Chapter 28 Gastroenteritis
PATHOPHYSIOLOGY
Gastroenteritis or acute infectious diarrhea is defined as inflammation of the mucous membranes of the stomach and intestines. Acute gastroenteritis is characterized by diarrhea and, in some cases, vomiting; the resulting fluid and electrolyte losses lead to dehydration and electrolyte imbalances. The major causes of acute gastroenteritis include viruses (rotavirus, enteric adenovirus, Norwalk virus, and others), bacteria or their toxins (Campylobacter, Salmonella, Shigella, Escherichia coli, Staphylococcus, Yersinia, and others), and parasites (Giardia lamblia, Cryptosporidium) (Table 28-1). These pathogens cause illness by infecting the cells, producing enterotoxins or cytotoxins that damage the cells, or adhering to the walls of the intestines. In acute gastroenteritis, the small intestine is the most often affected.
Rotavirus, which is the most common causative agent for gastroenteritis, has an incubation period of 24 to 48 hours. Vomiting is the first symptom in 80% to 90% of patients, followed by low-grade fever and voluminous watery diarrhea. Diarrhea usually lasts 4 to 8 days but may last longer. In young infants or immunocompromised patients, rotavirus acute gastroenteritis may be preceded by mild upper respiratory infection (URI) symptoms.

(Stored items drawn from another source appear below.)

             HIPCHK(hipStreamSynchronize(s));
+            const uint64_t total = kept;
             if (hcnt[3] & FLAG_TRACE_RULE)
                 return fail(CMB_ERR_INTERNAL, "a traceback read a band-edge bit the narrow trace rows take as implied");
             if (hcnt[3] & FLAG_CAPACITY)
                 return fail(CMB_ERR_INTERNAL, "occurrence does not fit the filter key (width / distance range) or a traceback left the band");
             growTo(b->fout, total);
             if (b->wantAln) growTo(b->foutRead, total);
-            if (total)
+            if (nText)
                 hipLaunchKernelGGL(k_filter_write, dim3((nText + 255) / 256), dim3(256), 0, s, b->keysB.p, nText, b->offs.p,
-                                   b->k, b->frank.p, b->foffs.p, b->fout.p, b->wantAln ? b->foutRead.p : (uint32_t*)nullptr,
-                                   b->perStrand ? 1u : 0u, keyLayout);
+                                   b->k, b->fkeep.p, b->fpos.p, nGroups, b->foffs.p, b->fout.p,
+                                   b->wantAln ? b->foutRead.p : (uint32_t*)nullptr, b->perStrand ? 1u : 0u, keyLayout);
             HIPCHK(hipGetLastError());
             tm.end("k_filter");
             lap("filter");
diff --git a/columba_amd/csrc/dev_bfs_naive.hpp b/columba_amd/csrc/dev_bfs_naive.hpp
--- a/columba_amd/csrc/dev_bfs_naive.hpp
+++ b/columba_amd/csrc/dev_bfs_naive.hpp
@@ -175,18 +175,17 @@
 }
 __global__ void __launch_bounds__(256)
 k_naive_keep(const unsigned long long* __restrict__ keys, uint32_t n, const uint64_t* __restrict__ offs, uint32_t k,
-             const uint32_t* __restrict__ rank, const uint64_t* __restrict__ outOffs, TextOccRec* __restrict__ out, uint32_t layout) {
+             const uint32_t* __restrict__ keep, const uint32_t* __restrict__ pos ,
+             TextOccRec* __restrict__ out, uint32_t layout) {
     const KeyBits kb = keyBits(layout);
     const uint32_t i = blockIdx.x * blockDim.x + threadIdx.x;
-    if (i >= n) return;
-    const uint32_t rk = rank[i];
-    if (rk == 0xFFFFFFFFu) return;
+    if (i >= n || !keep[i]) return;
     const unsigned long long key = keys[i];
     const uint32_t rs = (uint32_t)(key >> kb.group), r = rs >> 1;
     const uint32_t len = (uint32_t)(offs[r + 1] - offs[r]);
     const uint32_t begin = (uint32_t)(key >> kb.begin), dist = (uint32_t)(key >> kb.dist) & kb.distMask;
     const uint32_t width = layout == 1u ? len : len - k + ((uint32_t)(key >> 1) & kb.wMask);
-    out[outOffs[rs] + rk] = TextOccRec{rs, begin, begin + width, dist};
+    out[pos[i]] = TextOccRec{rs, begin, begin + width, dist};
 }
 
 }
diff --git a/columba_amd/csrc/kernels.hpp b/columba_amd/csrc/kernels.hpp
--- a/columba_amd/csrc/kernels.hpp
+++ b/columba_amd/csrc/kernels.hpp
@@ -1809,144 +1809,170 @@
               (unsigned long long)(perStrand ? 0u : (t.rsId & 1u));
 }
 
-__global__ void k_filter_segments(const unsigned long long* __restrict__ keys, uint32_t n, uint32_t* __restrict__ segBeg,
-                                  uint32_t* __restrict__ segEnd, uint32_t groupShift = 40u) {
+constexpr uint32_t FILTER_NONE = 0xFFFFFFFFu;
+constexpr uint32_t FILTER_WALK = 16;
+struct FilterState {
+    uint32_t lastKept = 0, prevBegin = 0xFFFFFFFFu, prevDepth = 0xFFFFFFFFu, prevED = 0;
+    unsigned long long prevKey = ~0ull;
+};
+__device__ __forceinline__ bool filterStep(FilterState& st, const KeyBits kb, uint32_t maxDiff, uint32_t i, unsigned long long key,
+                                           uint32_t& replaced) {
+    const uint32_t begin = (uint32_t)(key >> kb.begin), dist = (uint32_t)(key >> kb.dist) & kb.distMask;
+    const uint32_t width = (uint32_t)(key >> 1) & kb.wMask;
+    replaced = FILTER_NONE;
+    if ((key >> 1) == (st.prevKey >> 1)) return false;
+    st.prevKey = key;
+    const uint32_t diff = begin > st.prevBegin ? begin - st.prevBegin : st.prevBegin - begin;
+    if (diff == 0) return false;
+    if (diff <= maxDiff) {
+        if (dist > st.prevED || (dist == st.prevED && width >= st.prevDepth)) return false;
+        replaced = st.lastKept;
+    }
+    st.prevBegin = begin;
+    st.prevED = dist;
+    st.prevDepth = width;
+    st.lastKept = i;
+    return true;
+}
+__global__ void __launch_bounds__(256)
+k_filter_mark(const unsigned long long* __restrict__ keys, uint32_t n, uint32_t k, int mode, uint32_t* __restrict__ keep ,
+              uint32_t layout = 0u) {
+    const KeyBits kb = keyBits(layout);
     const uint32_t i = blockIdx.x * blockDim.x + threadIdx.x;
-    if (i >= n) return;
-    const unsigned long long key = keys[i];
-    if (key == ~0ull) return;
-    const uint32_t r = (uint32_t)(key >> groupShift);
-    if (i == 0 || (uint32_t)(keys[i - 1] >> groupShift) != r) segBeg[r] = i;
-    if (i + 1 == n || keys[i + 1] == ~0ull || (uint32_t)(keys[i + 1] >> groupShift) != r) segEnd[r] = i + 1;
-}
-
-constexpr uint32_t FILTER_NONE = 0xFFFFFFFFu;
-constexpr uint32_t FILTER_SHORT = 24;
-__global__ void __launch_bounds__(256)
-k_filter_mark(const unsigned long long* __restrict__ keys, uint32_t nReads, uint32_t k, int mode,
-              uint32_t* __restrict__ counts, uint32_t* __restrict__ rank, const uint32_t* __restrict__ segBeg,
-              const uint32_t* __restrict__ segEnd, uint32_t layout = 0u) {
-    const KeyBits kb = keyBits(layout);
-    const uint32_t r = blockIdx.x * blockDim.x + threadIdx.x;
     const uint32_t lane = threadIdx.x & 63u;
-    uint32_t segLo = 0xFFFFFFFFu;
-    if (r < nReads) segLo = segBeg[r];
-    const bool has = segLo != 0xFFFFFFFFu;
-    const uint32_t nSeg = has ? segEnd[r] - segLo : 0u;
     const uint32_t maxDiff = 2 * k;
-    struct State {
-        uint32_t nOut = 0, lastKept = 0, prevBegin = 0xFFFFFFFFu, prevDepth = 0xFFFFFFFFu, prevED;
-        unsigned long long prevKey = ~0ull;
-    };
-    auto stepCore = [&](State& st, uint32_t i, unsigned long long key, uint32_t& replaced) -> uint32_t {
-        const uint32_t begin = (uint32_t)(key >> kb.begin), dist = (uint32_t)(key >> kb.dist) & kb.distMask;
-        const uint32_t width = (uint32_t)(key >> 1) & kb.wMask;
-        replaced = FILTER_NONE;
-        bool keep = true;
-        if (mode != 0) {
-            if ((key >> 1) == (st.prevKey >> 1)) keep = false;
-            else st.prevKey = key;
-        }
-        if (keep && mode == 2) {
-            const uint32_t diff = begin > st.prevBegin ? begin - st.prevBegin : st.prevBegin - begin;
-            if (diff == 0) keep = false;
-            else if (diff <= maxDiff) {
-                if (dist > st.prevED || (dist == st.prevED && width >= st.prevDepth)) keep = false;
-                else {
-                    st.nOut--;
-                    replaced = st.lastKept;
-                }
-            }
-            if (keep) {
-                st.prevBegin = begin;
-                st.prevED = dist;
-                st.prevDepth = width;
-            }
-        }
-        uint32_t mine = FILTER_NONE;
-        if (keep) {
-            mine = st.nOut++;
-            st.lastKept = i;
-        }
-        return mine;
-    };
-    State mySt;
-    mySt.prevED = k + 1;
-    auto step = [&](uint32_t i, unsigned long long key) {
-        uint32_t replaced;
-        const uint32_t mine = stepCore(mySt, i, key, replaced);
-        if (replaced != FILTER_NONE) rank[segLo + replaced] = FILTER_NONE;
-        rank[segLo + i] = mine;
-    };
-    const bool isShort = nSeg <= FILTER_SHORT;
-    if (has && isShort) {
-        unsigned long long first[8];
-#pragma unroll
-        for (uint32_t j = 0; j < 8; j++) first[j] = j < nSeg ? keys[segLo + j] : 0ull;
-#pragma unroll
-        for (uint32_t j = 0; j < 8; j++)
-            if (j < nSeg) step(j, first[j]);
-        if (nSeg > 8u) {
-            unsigned long long nxt[FILTER_SHORT - 8];
-#pragma unroll
-            for (uint32_t j = 0; j < FILTER_SHORT - 8; j++) nxt[j] = 8u + j < nSeg ? keys[segLo + 8u + j] : 0ull;
-#pragma unroll
-            for (uint32_t j = 0; j < FILTER_SHORT - 8; j++)
-                if (8u + j < nSeg) step(8u + j, nxt[j]);
-        }
-    }
-    unsigned long long todo = __ballot(has && !isShort);
+    const unsigned long long key = i < n ? keys[i] : ~0ull;
+    const bool real = key != ~0ull;
+    const uint32_t grp = (uint32_t)(key >> kb.group);
+    if (i <= n && (!real || mode == 0)) keep[i] = real ? 1u : 0u;
+    bool head = false;
+    FilterState st;
+    st.prevED = k + 1;
+    if (real && mode != 0) {
+        const unsigned long long prev = i ? keys[i - 1] : ~0ull;
+        const bool groupHead = i == 0 || (uint32_t)(prev >> kb.group) != grp;
+        if (mode == 1) keep[i] = (groupHead || (key >> 1) != (prev >> 1)) ? 1u : 0u;
+        else {
+            head = groupHead || (uint32_t)(key >> kb.begin) - (uint32_t)(prev >> kb.begin) > maxDiff;
+            if (!groupHead) {
+                st.prevKey = prev;
+                st.prevBegin = (uint32_t)(prev >> kb.begin);
+            }
+        }
+    }
+    uint32_t j = 0;
+    uint32_t lastBegin = (uint32_t)(key >> kb.begin);
+    bool more = head;
+    if (head) {
+        auto step = [&](unsigned long long x) {
+            uint32_t replaced;
+            const bool kept = filterStep(st, kb, maxDiff, j, x, replaced);
+            if (replaced != FILTER_NONE) keep[i + replaced] = 0u;
+            keep[i + j] = kept ? 1u : 0u;
+            lastBegin = (uint32_t)(x >> kb.begin);
+            j++;
+        };
+        step(key);
+        while (more && j < FILTER_WALK) {
+            unsigned long long c[4];
+#pragma unroll
+            for (uint32_t t = 0; t < 4; t++) c[t] = (uint64_t)i + j + t < n ? keys[i + j + t] : ~0ull;
+#pragma unroll
+            for (uint32_t t = 0; t < 4; t++) {
+                if (!more) break;
+                if (c[t] == ~0ull || (uint32_t)(c[t] >> kb.group) != grp || (uint32_t)(c[t] >> kb.begin) - lastBegin > maxDiff) more = false;
+                else step(c[t]);
+            }
+        }
+    }
+    auto bcast = [](uint32_t v, int from) { return (uint32_t)__builtin_amdgcn_readlane((int)v, from); };
+    unsigned long long todo = __ballot(head && more);
     while (todo) {
         const int owner = __ffsll((long long)todo) - 1;
         todo &= todo - 1ull;
-        const uint32_t oLo = (uint32_t)__builtin_amdgcn_readlane((int)segLo, owner);
-        const uint32_t oN = (uint32_t)__builtin_amdgcn_readlane((int)nSeg, owner);
-        State u;
-        u.prevED = k + 1;
-        unsigned long long nextKey = lane < oN ? keys[oLo + lane] : 0ull;
-        for (uint32_t base = 0; base < oN; base += 64u) {
+        const uint32_t oI = bcast(i, owner), oJ = bcast(j, owner), oGrp = bcast(grp, owner);
+        uint32_t uBegin = bcast(lastBegin, owner);
+        FilterState u;
+        u.lastKept = bcast(st.lastKept, owner), u.prevBegin = bcast(st.prevBegin, owner), u.prevDepth = bcast(st.prevDepth, owner);
+        u.prevED = bcast(st.prevED, owner);
+        u.prevKey = (unsigned long long)bcast((uint32_t)st.prevKey, owner) | ((unsigned long long)bcast((uint32_t)(st.prevKey >> 32), owner) << 32);
+        const uint64_t start = (uint64_t)oI + oJ;
+        unsigned long long nextKey = start + lane < n ? keys[start + lane] : ~0ull;
+        bool on = true;
+        for (uint32_t base = 0; on; base += 64u) {
             const unsigned long long mineKey = nextKey;
-            if (base + 64u < oN) nextKey = base + 64u + lane < oN ? keys[oLo + base + 64u + lane] : 0ull;
-            const uint32_t cnt = min(64u, oN - base);
-            uint32_t myRank = FILTER_NONE;
-            for (uint32_t j = 0; j < cnt; j++) {
-                const uint32_t lo = (uint32_t)__builtin_amdgcn_readlane((int)(uint32_t)mineKey, (int)j);
-                const uint32_t hi = (uint32_t)__builtin_amdgcn_readlane((int)(uint32_t)(mineKey >> 32), (int)j);
+            nextKey = start + base + 64u + lane < n ? keys[start + base + 64u + lane] : ~0ull;
+            uint32_t myKeep = 0u, cnt = 0u;
+            for (uint32_t t = 0; t < 64u; t++) {
+                const unsigned long long x = (unsigned long long)bcast((uint32_t)mineKey, (int)t) | ((unsigned long long)bcast((uint32_t)(mineKey >> 32), (int)t) << 32);
+                const uint32_t xBegin = (uint32_t)(x >> kb.begin);
+                if (x == ~0ull || (uint32_t)(x >> kb.group) != oGrp || xBegin - uBegin > maxDiff) {
+                    on = false;
+                    break;
+                }
+                const uint32_t num = oJ + base + t;
                 uint32_t replaced;
-                const uint32_t mine = stepCore(u, base + j, (unsigned long long)lo | ((unsigned long long)hi << 32), replaced);
+                const bool kept = filterStep(u, kb, maxDiff, num, x, replaced);
                 if (replaced != FILTER_NONE) {
-                    if (replaced >= base) {
-                        if (lane == replaced - base) myRank = FILTER_NONE;
-                    } else if (lane == (replaced & 63u)) {
-                        rank[oLo + replaced] = FILTER_NONE;
-                    }
-                }
-                if (lane == j) myRank = mine;
-            }
-            if (lane < cnt) rank[oLo + base + lane] = myRank;
-        }
-        if (lane == (uint32_t)owner) mySt.nOut = u.nOut;
-    }
-    const uint32_t nOut = mySt.nOut;
-    if (r < nReads) counts[r] = nOut;
+                    if (replaced >= oJ + base) {
+                        if (lane == replaced - (oJ + base)) myKeep = 0u;
+                    } else if (replaced >= oJ) {
+                        if (lane == ((replaced - oJ) & 63u)) keep[oI + replaced] = 0u;
+                    } else if (lane == (uint32_t)owner) {
+                        keep[oI + replaced] = 0u;
+                    }
+                }
+                if (lane == t) myKeep = kept ? 1u : 0u;
+                uBegin = xBegin;
+                cnt = t + 1u;
+            }
+            if (lane < cnt) keep[start + base + lane] = myKeep;
+        }
+    }
+}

Acute gastroenteritis is transmitted by the fecal-oral route, from person to person or through contaminated water and food supplies. Spending time in day-care facilities increases the risk for gastroenteritis, as does travel to developing countries. Replacement of fluid and electrolyte insufficiency and ongoing losses is critical, especially for small infants. Metabolic acidosis results from bicarbonate loss in the stool, ketosis from poor intake, and lactic acidemia from hypotension and hypoperfusion. Most infections are self-limited, and prognosis is favorable with treatment. Malnourished children may have more severe infections and take longer to recover.
INCIDENCE
1. Acute viral gastroenteritis is the second most common condition affecting children (the common cold is the first).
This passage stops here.